Recursion is certainly an elegant solution to navigating class hierarchies, but recursive algorithms are not everyone’s cup of tea. Here’s a second version that doesn’t use recursion.

public class SuperClasses2 {

    public static void main(String[] args) {

        showHierarchy(JTextField.class);

    }

    static void showHierarchy(Class<?> c) {

        ArrayList<Class<?>> list = new ArrayList<Class<?>>();

        while (c != null) {

           list.add(0, c);       // add to front

           c = c.getSuperclass();

        }

        for (Class<?> cls : list)

           System.out.println(cls.getName());

    }

}

You’ll note a few differences with this approach. First of all, an ArrayList stores Class<?> objects. Second, two loops are necessary to display the class hierarchy in the correct order. Do you see why?

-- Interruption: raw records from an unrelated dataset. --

// ... 538 lines not shown
                    ra[j] = __builtin_bit_cast(f32x4, __builtin_amdgcn_raw_buffer_load_b128(in_rsrc, ok ? (unsigned)qi[ok ? p : d] + (unsigned)(lane % LA) * 16u : OOB, 0, 0));
                }
            }
            if constexpr (STAGE_B) {
#pragma unroll
                for (int j = 0; j < IB; ++j) {
                    const int p = d + lane / LB + (64 / LB) * j;
                    const bool ok = FULL || p < limit;
                    rb[j] = __builtin_bit_cast(f32x4, __builtin_amdgcn_raw_buffer_load_b128(dout_rsrc, ok ? (unsigned)qo[ok ? p : d] + (unsigned)(lane % LB) * 16u : OOB, 0, 0));
                }
            }
#pragma unroll
            for (int t = 0; t < 4; ++t) {
                const int p = d + 4 * t + g;
                const bool ok = FULL || p < limit;
                const int pc = ok ? p : d;
                if constexpr (!STAGE_A) {
#pragma unroll
                    for (int m4 = 0; m4 < MTB; m4 += 4) {
                        const f32x4 v = __builtin_bit_cast(f32x4, __builtin_amdgcn_raw_buffer_load_b128(in_rsrc, ok ? (unsigned)qi[pc] + lane_a + 4u * m4 : OOB, 0, 0));
#pragma unroll
                        for (int m = 0; m < 4; ++m) a[t][m4 + m] = v[m];
                    }
                }
                if constexpr (!STAGE_B) {
#pragma unroll
                    for (int n4 = 0; n4 < NTB; n4 += 4) {
                        const f32x4 v = __builtin_bit_cast(f32x4, __builtin_amdgcn_raw_buffer_load_b128(dout_rsrc, ok ? (unsigned)qo[pc] + lane_b + 4u * n4 : OOB, 0, 0));
#pragma unroll
                        for (int n = 0; n < 4; ++n) b[t][n4 + n] = v[n];
                    }
                }
            }
            if constexpr (STAGE_A) {
#pragma unroll
                for (int j = 0; j < IA; ++j) *reinterpret_cast<f32x4*>(st + (lane / LA + (64 / LA) * j) * (16 * MTB) + (lane % LA) * 4) = ra[j];
            }
            if constexpr (STAGE_B) {
#pragma unroll
                for (int j = 0; j < IB; ++j) *reinterpret_cast<f32x4*>(st + 512 + (lane / LB + (64 / LB) * j) * (16 * NTB) + (lane % LB) * 4) = rb[j];
            }
            __builtin_amdgcn_wave_barrier();
#pragma unroll
            for (int t = 0; t < 4; ++t) {
                if constexpr (STAGE_A) {
#pragma unroll
                    for (int m = 0; m < MTB; ++m) a[t][m] = st[(4 * t + g) * (16 * MTB) + MTB * ii + m];
                }
                if constexpr (STAGE_B) {
#pragma unroll
                    for (int n = 0; n < NTB; ++n) b[t][n] = st[512 + (4 * t + g) * (16 * NTB) + NTB * ii + n];
                }
            }
            __builtin_amdgcn_wave_barrier();
        } else
#pragma unroll
        for (int t = 0; t < 4; ++t) {
            const int p = d + 4 * t + g;
            const bool ok = FULL || p < limit;
            const int pc = ok ? p : d;
            const unsigned ia = (unsigned)qi[pc] + lane_a;
            const unsigned ib = (unsigned)qo[pc] + lane_b;
            if constexpr (EXACT && MTB == 2) {
                const f32x2w v = __builtin_bit_cast(f32x2w, __builtin_amdgcn_raw_buffer_load_b64(in_rsrc, ok ? ia : OOB, 0, 0));
                a[t][0] = v[0], a[t][1] = v[1];
            } else if ((EXACT || exact_a) && MTB % 4 == 0) {
#pragma unroll
                for (int m4 = 0; m4 < MTB; m4 += 4) {
                    const f32x4 v = __builtin_bit_cast(f32x4, __builtin_amdgcn_raw_buffer_load_b128(in_rsrc, ok ? ia + 4u * m4 : OOB, 0, 0));
#pragma unroll
                    for (int m = 0; m < 4; ++m) a[t][m4 + m] = v[m];
                }
            } else {
#pragma unroll
                for (int m = 0; m < MTB; ++m)
                    a[t][m] = __builtin_bit_cast(float, __builtin_amdgcn_raw_buffer_load_b32(
                                  in_rsrc, (ok && (EXACT || MT * ii + m0 + m < cin)) ? ia + 4u * m : OOB, 0, 0));
            }
            if constexpr (EXACT && NTB == 2) {
                const f32x2w v = __builtin_bit_cast(f32x2w, __builtin_amdgcn_raw_buffer_load_b64(dout_rsrc, ok ? ib : OOB, 0, 0));
                b[t][0] = v[0], b[t][1] = v[1];
            } else if ((EXACT || exact_b) && NTB % 4 == 0) {
#pragma unroll
                for (int n4 = 0; n4 < NTB; n4 += 4) {
                    const f32x4 v = __builtin_bit_cast(f32x4, __builtin_amdgcn_raw_buffer_load_b128(dout_rsrc, ok ? ib + 4u * n4 : OOB, 0, 0));
#pragma unroll
                    for (int n = 0; n < 4; ++n) b[t][n4 + n] = v[n];
                }
            } else {
#pragma unroll
                for (int n = 0; n < NTB; ++n)
                    b[t][n] = __builtin_bit_cast(float, __builtin_amdgcn_raw_buffer_load_b32(
                                  dout_rsrc, (ok && (EXACT || NT * ii + n0 + n < cout)) ? ib + 4u * n : OOB, 0, 0));
            }
        }
#pragma unroll
        for (int t = 0; t < 4; ++t) {
            if (FULL || d + 4 * t < limit) {
#pragma unroll
                for (int m = 0; m < MTB; ++m)
#pragma unroll
                    for (int n = 0; n < NTB; ++n)
                        acc[m][n] = __builtin_amdgcn_mfma_f32_16x16x4f32(a[t][m], b[t][n], acc[m][n], 0, 0, 0);
            }
        }
    };

    wg_pair_walk<16>(qi, qo, row_begin + (COOP ? 0 : wv * 64), row_end, COOP ? 64 : SC_BLOCK, nbr + (size_t)k * n_out, n_out, row_a, row_b,
                     lane, std::bool_constant<!COOP>{}, round16);

    for (int src = 1; !COOP && src < SC_BLOCK / 64; ++src) {
        if (wv == src) {
#pragma unroll
            for (int m = 0; m < MTB; ++m)
#pragma unroll
                for (int n = 0; n < NTB; ++n)
#pragma unroll
                    for (int reg = 0; reg < 4; ++reg) red[((m * NTB + n) * 4 + reg) * 64 + lane] = acc[m][n][reg];
        }
        __syncthreads();
        if (wv == 0) {
#pragma unroll
            for (int m = 0; m < MTB; ++m)
#pragma unroll
                for (int n = 0; n < NTB; ++n)
#pragma unroll
                    for (int reg = 0; reg < 4; ++reg) acc[m][n][reg] += red[((m * NTB + n) * 4 + reg) * 64 + lane];
        }
        __syncthreads();
    }
    if (!COOP && wv != 0) return;
    wg_store_slab<true>(acc, slab, chunk, k, K, MT, NT, m0, n0, cin, cout, ii, g);
}

__global__ void __launch_bounds__(SC_BLOCK)
wgrad_reduce_kernel(const float* __restrict__ slab, int chunks, long long elems, float* __restrict__ dw) {
    const long long e = (long long)blockIdx.x * SC_BLOCK + threadIdx.x;
    if (e >= elems) return;
    const float* p = slab + e;
    float s = 0.f;
    int c = 0;
    for (; c + 8 <= chunks; c += 8) {
        float v[8];
#pragma unroll
        for (int i = 0; i < 8; ++i) v[i] = __builtin_nontemporal_load(p + (size_t)(c + i) * elems);
#pragma unroll
        for (int i = 0; i < 8; ++i) s += v[i];
    }
    for (; c < chunks; ++c) s += p[(size_t)c * elems];
    dw[e] = s;
}

#ifndef TODA_CG_WAVES
#define TODA_CG_WAVES 4
#endif
#ifndef TODA_CG_DEPTH
#define TODA_CG_DEPTH 3
#endif
constexpr int CG_WAVES = TODA_CG_WAVES, CG_BLOCK = CG_WAVES * 64, CG_ROWS = CG_BLOCK, CG_K = 27, CG_DEPTH = TODA_CG_DEPTH;

template <int Q, bool VEC>
__global__ void __launch_bounds__(CG_BLOCK)
gather_gemm_compact_kernel(const float* __restrict__ in, int n_in, int cg, const float* __restrict__ w, int w_cout, int w_cin, int transpose,
                           int flip_k, const int* __restrict__ nbr, int n_out, int cp, const float* __restrict__ bias,
                           float* __restrict__ out, double* __restrict__ stats) {
    __shared__ f32x4 w_lds[CG_K * Q * 64];
    __shared__ float acc_lds[CG_WAVES * 65 * 16];
    __shared__ int q_id[CG_WAVES][CG_DEPTH + 1][64];
    __shared__ int q_row[CG_WAVES][CG_DEPTH + 1][64];
    const int tid = threadIdx.x, lane = tid & 63, wv = tid >> 6;
    const int c = lane & 15, g = lane >> 4;
    const int co0 = blockIdx.y * 16;
    const int row0 = blockIdx.x * CG_ROWS + wv * 64;

    const __amdgpu_buffer_rsrc_t id_rsrc = table_rsrc(reinterpret_cast<const float*>(nbr), (unsigned)((size_t)CG_K * n_out * 4u));
    const __amdgpu_buffer_rsrc_t in_rsrc = table_rsrc(in, (unsigned)n_in * (unsigned)cg * 4u);
    int ids[CG_K];
    const bool row_ok = row0 + lane < n_out;
#pragma unroll
    for (int k = 0; k < CG_K; ++k)
        ids[k] = __builtin_bit_cast(int, __builtin_amdgcn_raw_buffer_load_b32(id_rsrc, row_ok ? (unsigned)(((size_t)k * n_out + row0 + lane) * 4u) : OOB, 0, 0));

    {
        constexpr int FR = CG_K * Q * 64, IT = (FR + CG_BLOCK - 1) / CG_BLOCK;
        f32x4 frag[IT];
#pragma unroll
        for (int it = 0; it < IT; ++it) {
            const int e = tid + it * CG_BLOCK;
            const int ln = e & 63, kq = e >> 6;
            const int q = kq % Q, k = kq / Q;
            const int g0 = 16 * q + 4 * (ln >> 4), pch = co0 + (ln & 15);
            const int kk = flip_k ? CG_K - 1 - k : k;
            f32x4 v = f32x4{0.f, 0.f, 0.f, 0.f};
            if (e < FR) {
                if (!transpose) {
                    if (pch < w_cout) {
                        const float* src = w + ((size_t)pch * CG_K + kk) * w_cin + g0;
                        if (VEC && g0 + 3 < w_cin) {
                            v = *reinterpret_cast<const f32x4*>(src);
                        } else {
#pragma unroll
                            for (int j = 0; j < 4; ++j)
                                if (g0 + j < w_cin) v[j] = src[j];
                        }
                    }
                } else if (pch < w_cin) {
#pragma unroll
                    for (int j = 0; j < 4; ++j)
                        if (g0 + j < w_cout) v[j] = w[((size_t)(g0 + j) * CG_K + kk) * w_cin + pch];
                }
            }
            frag[it] = v;
        }
#pragma unroll
        for (int it = 0; it < IT; ++it)
            if (tid + it * CG_BLOCK < FR) w_lds[tid + it * CG_BLOCK] = frag[it];
    }
    {
        const float bv = (bias && co0 + (tid & 15) < cp) ? bias[co0 + (tid & 15)] : 0.f;
        for (int e = tid; e < CG_WAVES * 65 * 16; e += CG_BLOCK) acc_lds[e] = bv;
    }
    __syncthreads();

    struct Stage {
        f32x4 a[Q];
        float s[Q][4];
        int cnt;
    };
    const unsigned long long in_addr = (unsigned long long)in;
    const u32x4 in_desc = {(unsigned)__builtin_amdgcn_readfirstlane((int)(unsigned)in_addr),
                           (unsigned)__builtin_amdgcn_readfirstlane((int)((unsigned)(in_addr >> 32) & 0xFFFFu)),
                           (unsigned)__builtin_amdgcn_readfirstlane((int)((unsigned)n_in * (unsigned)cg * 4u)), 0x00020000u};
    constexpr int LOADS = VEC ? Q : 4 * Q;
    auto prepare = [&](int k, Stage& st) {
        const int i = row_ok ? ids[k] : -1;
        const unsigned long long vote = __ballot(i >= 0);
        int* qi = q_id[wv][k % (CG_DEPTH + 1)];
        int* qr = q_row[wv][k % (CG_DEPTH + 1)];
        st.cnt = __popcll(vote);
        const unsigned long long below = (1ull << lane) - 1;
        const int pos = i >= 0 ? __popcll(vote & below) : st.cnt + __popcll(~vote & below);
        qi[pos] = i;
        qr[pos] = i >= 0 ? lane : 64;
        __builtin_amdgcn_wave_barrier();
        const int src = qi[c];
        const bool ok = src >= 0;
        const unsigned base = (unsigned)src * (unsigned)cg * 4u;
#pragma unroll
        for (int q = 0; q < Q; ++q) {
            if constexpr (VEC) {
                const unsigned off = (ok && 16 * q + 4 * g < cg) ? base + (unsigned)(16 * q + 4 * g) * 4u : OOB;
                asm volatile("buffer_load_dwordx4 %0, %1, %2, 0 offen" : "=v"(st.a[q]) : "v"(off), "s"(in_desc) : "memory");
            } else {
#pragma unroll
                for (int j = 0; j < 4; ++j) {
                    const unsigned off = (ok && 16 * q + 4 * g + j < cg) ? base + (unsigned)(16 * q + 4 * g + j) * 4u : OOB;
                    asm volatile("buffer_load_dword %0, %1, %2, 0 offen" : "=v"(st.s[q][j]) : "v"(off), "s"(in_desc) : "memory");
                }
            }
        }
    };
    auto multiply_add = [&](int k, int tt, int cnt, const f32x4 (&a)[Q]) {
        f32x4 r = f32x4{0.f, 0.f, 0.f, 0.f};
#pragma unroll
        for (int q = 0; q < Q; ++q) {
            const f32x4 b = w_lds[(k * Q + q) * 64 + lane];
#pragma unroll
            for (int j = 0; j < 4; ++j) r = __builtin_amdgcn_mfma_f32_16x16x4f32(a[q][j], b[j], r, 0, 0, 0);
        }
        const i32x4 rows = *reinterpret_cast<const i32x4*>(q_row[wv][k % (CG_DEPTH + 1)] + 16 * tt + 4 * g);
        float* const acc_w = acc_lds + wv * 65 * 16 + c;
        float old[4];
#pragma unroll
        for (int reg = 0; reg < 4; ++reg) old[reg] = acc_w[rows[reg] * 16];
#pragma unroll
        for (int reg = 0; reg < 4; ++reg) acc_w[rows[reg] * 16] = old[reg] + r[reg];
        __builtin_amdgcn_wave_barrier();
    };

    asm volatile("s_waitcnt vmcnt(0)" ::: "memory");
    float dummy = 0.f;
    Stage st[CG_DEPTH];
#pragma unroll
    for (int k = 0; k < CG_DEPTH; ++k) prepare(k, st[k]);
#pragma unroll
    for (int k = 0; k < CG_K; ++k) {
        Stage& ring = st[k % CG_DEPTH];
        if constexpr (VEC) {
            if constexpr (Q == 1)
                asm volatile("s_waitcnt vmcnt(%1)" : "+v"(ring.a[0]) : "n"((CG_DEPTH - 1) * LOADS));
            else
                asm volatile("s_waitcnt vmcnt(%2)" : "+v"(ring.a[0]), "+v"(ring.a[1]) : "n"((CG_DEPTH - 1) * LOADS));
        } else {
#pragma unroll
            for (int q = 0; q < Q; ++q)
                asm volatile("s_waitcnt vmcnt(%4)" : "+v"(ring.s[q][0]), "+v"(ring.s[q][1]), "+v"(ring.s[q][2]), "+v"(ring.s[q][3]) : "n"((CG_DEPTH - 1) * LOADS));
        }
        Stage cur = ring;
        if constexpr (!VEC) {
#pragma unroll
            for (int q = 0; q < Q; ++q) cur.a[q] = f32x4{ring.s[q][0], ring.s[q][1], ring.s[q][2], ring.s[q][3]};
        }
        if (k + CG_DEPTH < CG_K) {
            prepare(k + CG_DEPTH, ring);
        } else {
#pragma unroll
            for (int d = 0; d < LOADS; ++d)
                asm volatile("buffer_load_dword %0, %1, %2, 0 offen" : "+v"(dummy) : "v"(OOB), "s"(in_desc) : "memory");
        }
        multiply_add(k, 0, cur.cnt, cur.a);
        for (int tt = 1; 16 * tt < cur.cnt; ++tt) {
            const int src = q_id[wv][k % (CG_DEPTH + 1)][16 * tt + c];
            const bool ok = src >= 0;
            const unsigned base = (unsigned)src * (unsigned)cg * 4u;
            f32x4 a[Q];
#pragma unroll
            for (int q = 0; q < Q; ++q) {
                if constexpr (VEC) {
                    a[q] = __builtin_bit_cast(f32x4, __builtin_amdgcn_raw_buffer_load_b128(in_rsrc, (ok && 16 * q + 4 * g < cg) ? base + (unsigned)(16 * q + 4 * g) * 4u : OOB, 0, 0));
                } else {
#pragma unroll
                    for (int j = 0; j < 4; ++j)
                        a[q][j] = __builtin_bit_cast(float, __builtin_amdgcn_raw_buffer_load_b32(in_rsrc, (ok && 16 * q + 4 * g + j < cg) ? base + (unsigned)(16 * q + 4 * g + j) * 4u : OOB, 0, 0));
                }
            }
            multiply_add(k, tt, cur.cnt, a);
        }
    }
    asm volatile("s_waitcnt vmcnt(0)" : "+v"(dummy)::"memory");
    __builtin_amdgcn_wave_barrier();
    if (stats) {
        __shared__ float st_sh[2][16][16];
        __syncthreads();
        static_assert(CG_BLOCK % 256 == 0, "one (row group, channel) pair per thread of each 256-thread slice");
        for (int base = 0; base < CG_ROWS; base += 256) {
            float sm = 0.f, sq = 0.f;
            if (tid < 256) {
                const int ch = tid & 15, rg = tid >> 4;
#pragma unroll
                for (int i = 0; i < 16; ++i) {
                    const int R = base + rg * 16 + i;
                    if (blockIdx.x * CG_ROWS + R < n_out) {
                        const float v = acc_lds[((R >> 6) * 65 + (R & 63)) * 16 + ch];
                        sm += v;
                        sq += v * v;
                    }
                }
                st_sh[0][rg][ch] = sm;
                st_sh[1][rg][ch] = sq;
            }
            __syncthreads();
            if (tid < 32) {
                const int qq = tid >> 4, ch = tid & 15;
                double a = 0.0;
#pragma unroll
                for (int rg = 0; rg < 16; ++rg) a += (double)st_sh[qq][rg][ch];
                if (co0 + ch < cp) {
                    double* dst = stats + 2 * cp + (size_t)(qq * cp + co0 + ch) * gridDim.x + blockIdx.x;
                    *dst = base == 0 ? a : *dst + a;
                }
            }
            __syncthreads();
        }
    }
#pragma unroll
    for (int it = 0; it < 4; ++it) {
        const int r = it * 16 + (lane >> 2), c4 = (lane & 3) * 4;
        const f32x4 v = *reinterpret_cast<const f32x4*>(&acc_lds[(wv * 65 + r) * 16 + c4]);
        const int row = row0 + r;
        if (row < n_out) {
            float* dst = out + (size_t)row * cp + co0 + c4;
            if (co0 + c4 + 3 < cp) {
                *reinterpret_cast<f32x4*>(dst) = v;
            } else {
#pragma unroll
                for (int j = 0; j < 4; ++j)
                    if (co0 + c4 + j < cp) dst[j] = v[j];
            }
        }
    }
}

After creating an empty ArrayList of Class<?> types at line 6, the method uses a while loop to add class objects to the ArrayList. Each call to c.getSuperclass() at line 9 fetches the parent of the current class after the current class is added to the front of the ArrayList in line 8. The while loop terminates when the Object class is reached for the current class.

The for loop calls getName() at line 12 to display the class and package names for each Class<?> object in the ArrayList.

The output from this program is the same as the previous one.

java.lang.Object

java.awt.Component

java.awt.Container

javax.swing.JComponent

javax.swing.text.JTextComponent

javax.swing.JTextField

Note that without an ArrayList to store Class<?> objects, a single loop with successive calls to getSuperclass() would make the output of class names appear in the opposite order.